# Grand Carpet Mill???



## midnight804 (Jun 13, 2008)

good morning all,
Yesterday I was running the dog at a local park and I ran into (litterally) a friends dog. Knowing the dog we waited till my friend came huffing up the trail (boo for tobacco lungs) and caught up for a while. 

I noticed my friends dog Giza had a great condition and seemed more muscular than last time is saw him. The Giza is a large (very large) American Staffordshire mix so me noticing more muscle on Giza was a shock...he's always been a solid 100lbs of straight up muscle and sloppy pitbull kisses. 

In our conversation my friend said he had bought a treadmill for Giza and trained him to run it. she said they love it for winter time exercise as well as now that its often over 100F during the day here. 

has anyone here had experience with Grand Carpet Mills? 

http://www.grandcarpetmill.com/

It seems like it a solidly built piece of gear (we went to Giza's momma's house to have a beer after we met up at the park) and Giza's momma said the guy who runs the company is super awesome to deal with. Hers has a dark finish on it and I really like the harness and harness attachment bar setup. Gizza's momma also said it was pretty durable and the guy who owns the company even gave her some tips to make the belts last longer (seal it with clear Silicone Caulk) and gave her a discount when he found out she worked at an animal shelter. 

Upon my up close mechanical nerd inspection I found the roller to be very well machined and the frame was also well made. The adjustment for the roller length was simple, solid and sensible. The harness bar attachments we're all hardcore and looked very durable. Also the incline legs on the front were solid too. All in all it passed my uber nerd inspection!

I have trained Midnight to run on my dads treadmill but its a big old $3K motorized person treadmill and the carpet mill seems much better for dogs. 

I realize that a treadmill is never an exercise replacement, but a tool to use when weather will not allow for a good run outside. However I have called my dad a few times recently to use his treadmill with Midnight during the recent days when its been 100+ outside. 

He would never be allowed unsupervised use (Giza's momma keeps hers in the closet to dissuade Giza from unattended use) and this is certainly not going to be any kind of run replacement, but it could be worth the 600-700 bucks to have a suitable hard exercise alternative for craptastic weather days. 

I had a good month with sales last month and I was gonna get myself a new SIG but since seeing this dog treadmill yesterday I'm seriously considering not buying a new SIG for me and instead buying a treadmill for the dog. However the new run of the equinox finished p220's just hit the shelves so I'm kind of torn. 

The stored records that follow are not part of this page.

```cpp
enum {
  KRS_GEMM_KERNEL_NONE = 0, KRS_GEMM_KERNEL_GENERIC = 1, KRS_GEMM_KERNEL_MFMA = 2, KRS_GEMM_KERNEL_GLDS = 3,
  KRS_GEMM_KERNEL_TN_GLDS = 4, KRS_GEMM_KERNEL_PP256 = 5, KRS_GEMM_KERNEL_PP256_KSTRIDED = 6, KRS_GEMM_KERNEL_PP64 = 7,
  KRS_GEMM_KERNEL_THIN = 8, KRS_GEMM_KERNEL_ROWDOT = 9, KRS_GEMM_KERNEL_SMALLK = 10
};
enum { KRS_GEMM_REDUCE_NONE = 0, KRS_GEMM_REDUCE_SCALAR = 1, KRS_GEMM_REDUCE_VEC4 = 2, KRS_GEMM_REDUCE_VEC8 = 3 };
typedef struct krs_gemm_route {
  int32_t kernel;
  int32_t splits;
  int32_t reduce;
  int32_t epilogue;
  int32_t ep_vec;
  int32_t thin_width;
  int32_t thin_is_a;
} krs_gemm_route;
int krs_gemm_last_route(krs_gemm_route* route);
int krs_gemm_plan_route(const void* a, int64_t lda, int a_is_km, const void* b, int64_t ldb, int b_is_nk, const void* c,
                        int64_t ldc, int64_t m, int64_t n, int64_t k, int in_dtype, int out_dtype,
                        const krs_gemm_epilogue* epilogue, size_t workspace_bytes, krs_gemm_route* route);

enum { KRS_GEMM_OPT_PIPELINE = 0 };
int krs_gemm_set_option(int key, int value);

enum { KRS_EMBED_OPT_PLAN = 2, KRS_EMBED_OPT_HOTROWS = 3, KRS_EMBED_OPT_RANK = 4, KRS_EMBED_OPT_APPLY_DEPTH = 5 };
int krs_embed_set_option(int key, int value);

size_t krs_colsum_workspace_bytes(int64_t m, int64_t n);
int krs_cross_epilogue_fwd(const void* u, const void* x0, const void* x, void* y,
                           int64_t m, int64_t n, int64_t ld, float diag_scale,
                           int dtype, void* stream);
int krs_cross_epilogue_bwd(const void* g, const void* u, const void* x0, const void* x,
                           void* du, void* dx0, int dx0_accumulate, void* dxd,
                           float* dbias,
                           int64_t m, int64_t n, int64_t ld, float diag_scale, int act,
                           int dtype, void* workspace, size_t workspace_bytes, void* stream);

int krs_cast_transpose(const void* src, int64_t rows, int64_t cols, int64_t ld_src, int src_dtype,
                       void* dst, int64_t ld_dst, void* dst_t, int64_t ld_dst_t, int dst_dtype,
                       void* stream);
int krs_cast_transpose_many(int count, const void* const* srcs, const int64_t* rows, const int64_t* cols,
                            int src_dtype, void* const* dsts, void* const* dst_ts, int dst_dtype, void* stream);

int krs_dense_act_bwd(const void* g, int64_t ld_g, const void* y, int64_t ld_y, void* dz, int64_t ld_dz,
                      float* dbias, int64_t m, int64_t n, int act, int dtype, void* workspace,
                      size_t workspace_bytes, void* stream);

int krs_dense_adagrad(float* const* params, const float* const* grads, float* const* accs,
                      const int64_t* sizes, int count, float lr, float eps, void* stream);

int krs_colsum(const void* a, int64_t lda, int64_t m, int64_t n, int dtype,
               float* out, void* workspace, size_t workspace_bytes, void* stream);

int krs_dot_interaction_fwd(const void* const* feats, const int64_t* ld, int n_feats,
                            int64_t batch, int dim, int dtype,
                            int self_interaction, int skip_gather,
                            void* out, int64_t out_ld, void* stream);
int krs_dot_interaction_bwd(const void* const* feats, const int64_t* ld, int n_feats,
// ... 150 lines not shown
```

keras_rs_amd/csrc/embed_bag_fwd.hip:

```cpp
#include <cstdlib>
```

Dog Treadmill or Shiny New .45?

Any opinions/ experiences with the Grand Carpet Mil or other dog treadmills. If you happen to own a sig p220 you could chime in on that too...

thanks,
chris and midnight


----------



## BrianR (Sep 23, 2008)

Sorry I'm catching this post a couple of months late! 
I hope you've bought a treadmill from Grand Carpet Mill, or you're still shopping! 

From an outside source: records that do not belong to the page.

struct DevGuard {
  std::vector<void **> slots;
// ... 39 lines not shown
  uint64_t rank_cap = 0, tiles_cap = 0;
  unsigned long long *d_total = nullptr, *h_total = nullptr;
  ChainTable *d_table = nullptr;
  unsigned long long *d_scan_state = nullptr;
  uint64_t scan_state_cap = 0, scan_nchunks = 0;
  Edge *d_scratch = nullptr;
  uint64_t scratch_cap = 0;
  int *d_nbr = nullptr;
  uint64_t nbr_cap = 0;
  uint32_t round = 0;
  uint32_t max_horizon = 4096, min_horizon = 64, rounds_per_sync = 32, init_horizon = 256;
  gpu::Timer timer;
  EngineStats st{};
  struct Snap {
    View v{};
    uint64_t cap_slots = 0, cap_nodes = 0;
    bool valid = false;
    uint32_t synced = 0;
    uint64_t gen = 0;
  };
  Snap snap, esnap;
  uint32_t snap_grid = 4096;
  bool snap_count = false;
  uint64_t snap_ctr[6] = {0, 0, 0, 0, 0, 0};
  unsigned long long *d_snapcnt = nullptr;
  uint64_t scc_ctr[8] = {0, 0, 0, 0, 0, 0, 0, 0};
  uint64_t msf_ctr[8] = {0, 0, 0, 0, 0, 0, 0, 0};
  uint64_t ktruss_ctr[8] = {0, 0, 0, 0, 0, 0, 0, 0};
  uint64_t msbfs_ctr[8] = {0, 0, 0, 0, 0, 0, 0, 0};
  uint32_t msbfs_look = 1;
  uint32_t serial = 1;
  uint64_t array_gen = 1;
  bool stamps_clean = false;
  OptCtl *d_octl = nullptr, *h_octl = nullptr;
  uint32_t *d_vdbg = nullptr;
  uint32_t *d_status = nullptr, *d_carry0 = nullptr, *d_carry1 = nullptr;
  uint64_t carry_cap = 0, hslot_cap = 0;
  unsigned long long *d_regfail = nullptr, *d_pfail = nullptr;
  uint32_t *d_vws = nullptr, *d_vrs = nullptr;
  uint32_t *d_wstamp = nullptr, *d_rstamp = nullptr;
  uint32_t mode = 1;
  uint32_t epoch_ops = 1u << 20;
  uint32_t cur_epoch = 0;
  uint32_t epoch_short = 16384;
  uint32_t epoch_clean = 0, epoch_grow_after = 2;
  uint32_t epoch_adapt = 8, grow_eff = 2;
  uint64_t since_rollback = 0;
  double rb_dist = -1.0;
  uint32_t region_slots = 1024;
  uint32_t region_wide = 4096, region_calm = 8, region_eff = 0, region_clean = 0;
  uint32_t region_rare = 16384, region_rare_calm = 8, region_rare_dist = 65536;
  uint64_t region_rare_span = 0;
  uint32_t region_rare_cpr = 1536;
  double cpr_mean = -1.0;
  uint32_t resident_waves = 0;
  uint32_t opt_horizon = 6144;
  uint32_t start_horizon = 6144;
  uint32_t adaptive = 1;
  uint32_t rb_defer_table = 1u << 22;
  uint32_t scatter_blocks = 8192;
  uint32_t small_batch = 256;
  uint32_t excl_in_wave = 4096;
  uint32_t big_window = 32768, big_min = 256, big_grid = 64;
  dev::BigJob *d_jobs = nullptr;
  Edge *d_bigscratch = nullptr;
  uint64_t bigscratch_cap = 0;
// ... 479 lines not shown
  }
  if (k == "rb_prefetch") {
    p.rb_prefetch = value ? 1u : 0u;
    return PPCSR_OK;
  }
  if (k == "msbfs_look") {
    p.msbfs_look = value ? 1u : 0u;
    return PPCSR_OK;
  }
  if (k == "scatter_variant") {
    p.scatter_variant = value > 2 ? 2u : (uint32_t)value;
    return PPCSR_OK;
  }
  if (k == "adaptive") {
    p.adaptive = value != 0;
    return PPCSR_OK;
  }
  if (k == "resident_waves") {
    if (value < 0 || value > (1 << 20)) return fail(PPCSR_EINVAL, "resident_waves out of range");
    p.resident_waves = (uint32_t)value;
    return PPCSR_OK;
  }
  if (k == "start_horizon") {
    if (value < 1 || value > (1 << 20)) return fail(PPCSR_EINVAL, "start_horizon out of range");
    p.start_horizon = (uint32_t)value;
    return PPCSR_OK;
  }
  if (k == "test_block_rebalance") {
    const uint64_t ws = (uint64_t)value >> 32, wl = (uint64_t)value & 0xFFFFFFFFull;
    if (wl < 64 || (wl & (wl - 1)) || ws % wl || ws + wl > p.v.g.N || (wl >> p.v.g.sh) > dev::kBigLeaves) return fail(PPCSR_EINVAL, "bad window");
    gpu::set_device(device_);
    Edge *sc = nullptr;
    GCHK(gpu::dmalloc((void **)&sc, wl * sizeof(Edge)));
    GPU_LAUNCH(p.stream, k_block_rebalance, 1, dev::kBigThreads, p.v, ws, wl, sc);
    GCHK(gpu::sync(p.stream));
    GCHK(gpu::last_error());
    gpu::dfree(sc);
    return PPCSR_OK;
  }
  if (k == "marker") {
    gpu::set_device(device_);
    uint32_t *np_ = nullptr;
    switch (value) {
      case 0: GPU_LAUNCH(p.stream, k_mark_0, 1, 64, np_); break;
      case 1: GPU_LAUNCH(p.stream, k_mark_1, 1, 64, np_); break;
      case 2: GPU_LAUNCH(p.stream, k_mark_2, 1, 64, np_); break;
      case 3: GPU_LAUNCH(p.stream, k_mark_3, 1, 64, np_); break;
      case 4: GPU_LAUNCH(p.stream, k_mark_4, 1, 64, np_); break;
      case 5: GPU_LAUNCH(p.stream, k_mark_5, 1, 64, np_); break;
      case 6: GPU_LAUNCH(p.stream, k_mark_6, 1, 64, np_); break;
      case 7: GPU_LAUNCH(p.stream, k_mark_7, 1, 64, np_); break;
      default: return fail(PPCSR_EINVAL, "marker id must be 0..7");
    }
    return PPCSR_OK;
  }
  if (k == "epoch_short") {
    p.epoch_short = (uint32_t)std::max<int64_t>(64, value);
    return PPCSR_OK;
  }
  if (k == "epoch_adapt") {
    p.epoch_adapt = (uint32_t)std::max<int64_t>(0, std::min<int64_t>(value, 1024));
    return PPCSR_OK;
  }
  if (k == "epoch_grow_after") {
    p.epoch_grow_after = (uint32_t)std::max<int64_t>(1, value);
    return PPCSR_OK;
// ... 60 lines not shown
    bool &f;
    explicit InBatch(bool &x) : f(x) { f = true; }
    ~InBatch() { f = false; }
  } in_batch_guard(p.in_batch);
  const uint64_t kChunk = 1ull << 30;
  for (uint64_t off = 0; off < n; off += kChunk) {
    const uint64_t m = std::min(kChunk, n - off);
    const bool small = m <= p.small_batch;
    int rc;
    if (p.v.g.narrow == 0u) {
      rc = recheck_ranges();
      if (rc != PPCSR_OK) return rc;
    }
    if (p.v.g.narrow == 0u) {
      const uint32_t mh = p.max_horizon, mi = p.min_horizon, ih = p.init_horizon;
      p.max_horizon = p.min_horizon = p.init_horizon = 1;
      rc = run_rounds(d_ops + off, m);
      p.max_horizon = mh;
      p.min_horizon = mi;
      p.init_horizon = ih;
    } else {
      rc = (p.mode == 1 && !small) ? run_speculative(d_ops + off, m) : run_rounds(d_ops + off, m);
    }
    if (rc != PPCSR_OK) return rc;
  }
  p.timer.stop(p.stream);
  p.st.last_batch_ms = p.timer.ms();
  p.st.ops_applied += n;
  return inplace_fault_check();
}

int Engine::run_rounds(const Op *d_ops, uint64_t n) {
  Impl &p = *p_;
  if (p.round > 0xFFFF0000u) GCHK(reset_tags(p));
  GCHK(ensure_plans(p));
  uint64_t cur = 0;
  uint32_t hor = (uint32_t)std::min<uint64_t>(p.init_horizon, n);
  while (cur < n) {
    const uint32_t par = (p.round + 1) & 1u;
    Control &c = *p.h_ctl;
    c.base[par] = (uint32_t)cur;
    c.base[par ^ 1u] = (uint32_t)cur;
    c.horizon[par] = (uint32_t)std::min<uint64_t>(hor, n - cur);
    c.horizon[par ^ 1u] = 0;
    c.failmin[0] = c.failmin[1] = kMax;
    c.n_ops = (uint32_t)n;
    c.excl = 0;
    c.error = 0;
    c.max_horizon = p.max_horizon;
    c.rounds = c.committed = c.planned = 0;
    GCHK(gpu::h2d(p.d_ctl, p.h_ctl, sizeof(Control), p.stream));
    bool need_excl = false;
    while (cur < n && !need_excl) {
      RoundArgs a;
      a.v = p.v;
      a.ops = d_ops;
      a.plans = p.d_plans;
      a.ctl = p.d_ctl;
      a.stats = p.d_stats;
      a.min_horizon = p.min_horizon;
      const uint32_t blocks = (p.max_horizon + 3) / 4;
      if (p.profile && p.events.size() < 4ull * p.rounds_per_sync) {
        const size_t old = p.events.size();
        p.events.resize(4ull * p.rounds_per_sync);
        for (size_t i = old; i < p.events.size(); i++) GCHK(p.events[i].init());
      }
// ... 21 lines not shown
          p.st.prof_plan_ms += gpu::Event::elapsed_ms(p.events[4 * r + 0], p.events[4 * r + 1]);
          p.st.prof_check_ms += gpu::Event::elapsed_ms(p.events[4 * r + 1], p.events[4 * r + 2]);
          p.st.prof_apply_ms += gpu::Event::elapsed_ms(p.events[4 * r + 2], p.events[4 * r + 3]);
          p.st.prof_launches += 1;
        }
      }
      p.st.round_syncs++;
      if (c.error) return fail(PPCSR_EINTERNAL, "device-side error " + std::to_string(c.error));
      const uint32_t npar = (p.round + 1) & 1u;
      cur = c.base[npar];
      hor = std::max<uint32_t>(c.horizon[npar], p.min_horizon);
      need_excl = c.excl != 0;
      p.st.rounds += c.rounds;
      p.st.committed += c.committed;
      p.st.planned += c.planned;
      c.rounds = c.committed = c.planned = 0;
      if (!need_excl && cur < n) {
        GCHK(gpu::dset(&p.d_ctl->rounds, 0, 3 * sizeof(unsigned long long), p.stream));
      }
    }
    if (need_excl && cur < n) {
      GCHK(gpu::d2h(p.h_op1, d_ops + cur, sizeof(Op), p.stream));
      GCHK(gpu::sync(p.stream));
      int rc = run_exclusive(*p.h_op1, 0);
      if (rc != PPCSR_OK) return rc;
      cur += 1;
    }
  }
  return PPCSR_OK;
}

static int snap_commit(Engine::Impl &p, Engine::Impl::Snap &sn);
static int snap_rollback(Engine::Impl &p, Engine::Impl::Snap &sn, Engine::Impl::Snap &other);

I have one of Kelly's mills and can say that your inspection was right on. Ikea has nothin' on these things - you're absolutely right about their construction, very solid, built to last, and the craftsmanship is very nice to look at!

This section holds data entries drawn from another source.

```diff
@@ -541,16 +642,15 @@
       }
       if (warp < (nwarps & ~3)) {
         const int wg = warp >> 2, qd = warp & 3, wgs = nwarps >> 2;
-        for (int b = wg; b < nbh + nbl; b += wgs) {
-          if (b < nbh)
-            ils_block_n<T>(NH, gmma_desc(xh + (uint32_t)(b * 8 * SH) * 16u, 128u, (uint32_t)SH * 16u), db_h, K16, wg, xh, (uint32_t)SH * 16u,
-                           b * 8 + qd * 2, 4 * GR, EPI, EPI + 256u, DUMMY, lane);
-          else
-            ils_block_n<T>(NL, gmma_desc(xl + (uint32_t)((b - nbh) * 8 * SL) * 16u, 128u, (uint32_t)SL * 16u), db_l, K16, wg, T1L,
-                           (uint32_t)ST * 16u, (b - nbh) * 8 + qd * 2, 2 * GLR, EPI + 512u, EPI + 768u, DUMMY, lane);
-        }
-      }
+#pragma unroll 1
+        for (int lo = 0; lo < (nbl > 0 ? 2 : 1); ++lo)
+          ils_gemm_n<T>(lo ? NL : NH, lo ? ((wg - nbh) % wgs + wgs) % wgs : wg, lo ? nbl : nbh, wgs, lo ? xl : xh, (uint32_t)(lo ? SL : SH) * 16u,
+                        lo ? db_l : db_h, K16, wg, lo ? T1L : xh, (uint32_t)(lo ? ST : SH) * 16u, qd, lo ? 2 * GLR : 4 * GR,
+                        EPI + (lo ? 512u : 0u), EPI + (lo ? 768u : 256u), DUMMY, lane);
+      }
+      ILS_MARK(kPhGemm);
       __syncthreads();
+      ILS_MARK(kPhBarB);
       if (dw_live) {
         const uint32_t t1b = (dw_hi ? xh : T1L) + dw_off;
         auto row = [&](float (&a2)[kIlsT2], float (&b2)[kIlsT2], float (&ao)[kIlsTO], float (&bo)[kIlsTO], int rr) {
@@ -567,6 +667,7 @@
           row(tl.s2b, tl.s2a, tl.sob, tl.soa, rr + 1);
         }
       }
+      ILS_MARK(kPhTail);
     }
     if (cb == cpi && dw_live) {
       float z[kIlsTX];
@@ -577,6 +678,14 @@
     }
     __syncthreads();
   }
-}
-
-}
+#ifdef CSNET_ILS_PHASES
+  ILS_MARK(kPhPiece);
+  if (lane == 0) {
+    unsigned long long* row = g_ils_phase[A.phase_slot][warp < (nwarps & ~3) ? 0 : 1];
+    for (int k = 0; k < kIlsPhases; ++k) atomicAdd(row + k, (unsigned long long)ph_[k]);
+    atomicAdd(row + kIlsPhases, (unsigned long long)walked_);
+  }
+#endif
+}
+
+}
diff --git a/sod100k_b200/csrc/plan.cu b/sod100k_b200/csrc/plan.cu
--- a/sod100k_b200/csrc/plan.cu
+++ b/sod100k_b200/csrc/plan.cu
@@ -511,8 +511,7 @@
     csnet::IlsArgs T = A;
     T.ns = ns; T.gsn = A.GH / ns; T.hl = ns > 1 ? 1 : 0;
     T.GR = T.gsn + 2 * T.hl; T.GLR = T.gsn / 2 + 2 * T.hl;
-    T.dw_warps = (T.Cho * (T.gsn / 2) + T.Clo * ((T.gsn / 2 + 1) / 2) + 31) / 32;
-    if (T.dw_warps < 4) T.dw_warps = 4;
+    T.dw_warps = ((T.Cho * (T.gsn / 2) + T.Clo * ((T.gsn / 2 + 1) / 2) + 31) / 32 + 3) / 4 * 4;
     const int warps = T.dw_warps;
     if (warps * 32 > csnet::kIlsMaxThreads || T.SH > 256 || T.SL > 256 || T.GR > 256) continue;
     const int nbh = (4 * T.GR + 7) / 8, nbl = T.Clo > 0 ? (2 * T.GLR + 7) / 8 : 0;
@@ -1043,6 +1042,9 @@
       A.yl = op.dst2 >= 0 ? P->tensor_ptr(op.dst2, N, ext_ptrs) : nullptr;
       A.N = N;
       A.total_chunks = N * A.ns * A.cpi;
+#ifdef CSNET_ILS_PHASES
+      A.phase_slot = (int32_t)i < csnet::kIlsPhaseSlots ? (int32_t)i : csnet::kIlsPhaseSlots - 1;
+#endif
       CUtensorMap tmH, tmL;
       const bool stem = A.Ci > 0;
       if (stem) {
@@ -1215,6 +1217,18 @@
   return kKernNames[(int)P->launch[i].kern];
 }
 
+#ifdef CSNET_ILS_PHASES
+int csnet_ils_phases(unsigned long long* out, int32_t n) {
+  constexpr int kN = csnet::kIlsPhaseSlots * 2 * (csnet::kIlsPhases + 1);
+  if (!out || n != kN) return fail(CSNET_E_INVALID, "csnet_ils_phases: size");
+  static const unsigned long long zero[kN] = {};
+  CU_CHECK(cudaDeviceSynchronize());
+  CU_CHECK(cudaMemcpyFromSymbol(out, csnet::g_ils_phase, sizeof zero));
+  CU_CHECK(cudaMemcpyToSymbol(csnet::g_ils_phase, zero, sizeof zero));
+  return CSNET_OK;
+}
+#endif
+
 int32_t csnet_plan_launches(const csnet_plan* P) {
   if (!P) return 0;
   int32_t n = 0;
```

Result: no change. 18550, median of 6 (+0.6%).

I've got two border collies's that love running on their mill in upstate NY in the winter. I'm not so interested in hking in the winter months, so the mill is a GREAT energy outlet for them!!! Kelly has stories about bully breeds that run on the treadmills just for the sake of running. He's got more than one customer that has to turn the mill on it's side to keep their dogs from running at at all hours of the night! My dogs are more interested in the run-for-treats aspect of it, so it's definitely a family activity with lots of encouragement and treats. But the 20 minutes a day in the winter time is very, very worth it! The dogs get a kick out of it, and they stay in shape while the snow is flying! We still go out to the local parks, and you're absoltely right - it's definitely not a replacement for a walk in the woods - but it allows for sanity when the weather doesn't cooperate. 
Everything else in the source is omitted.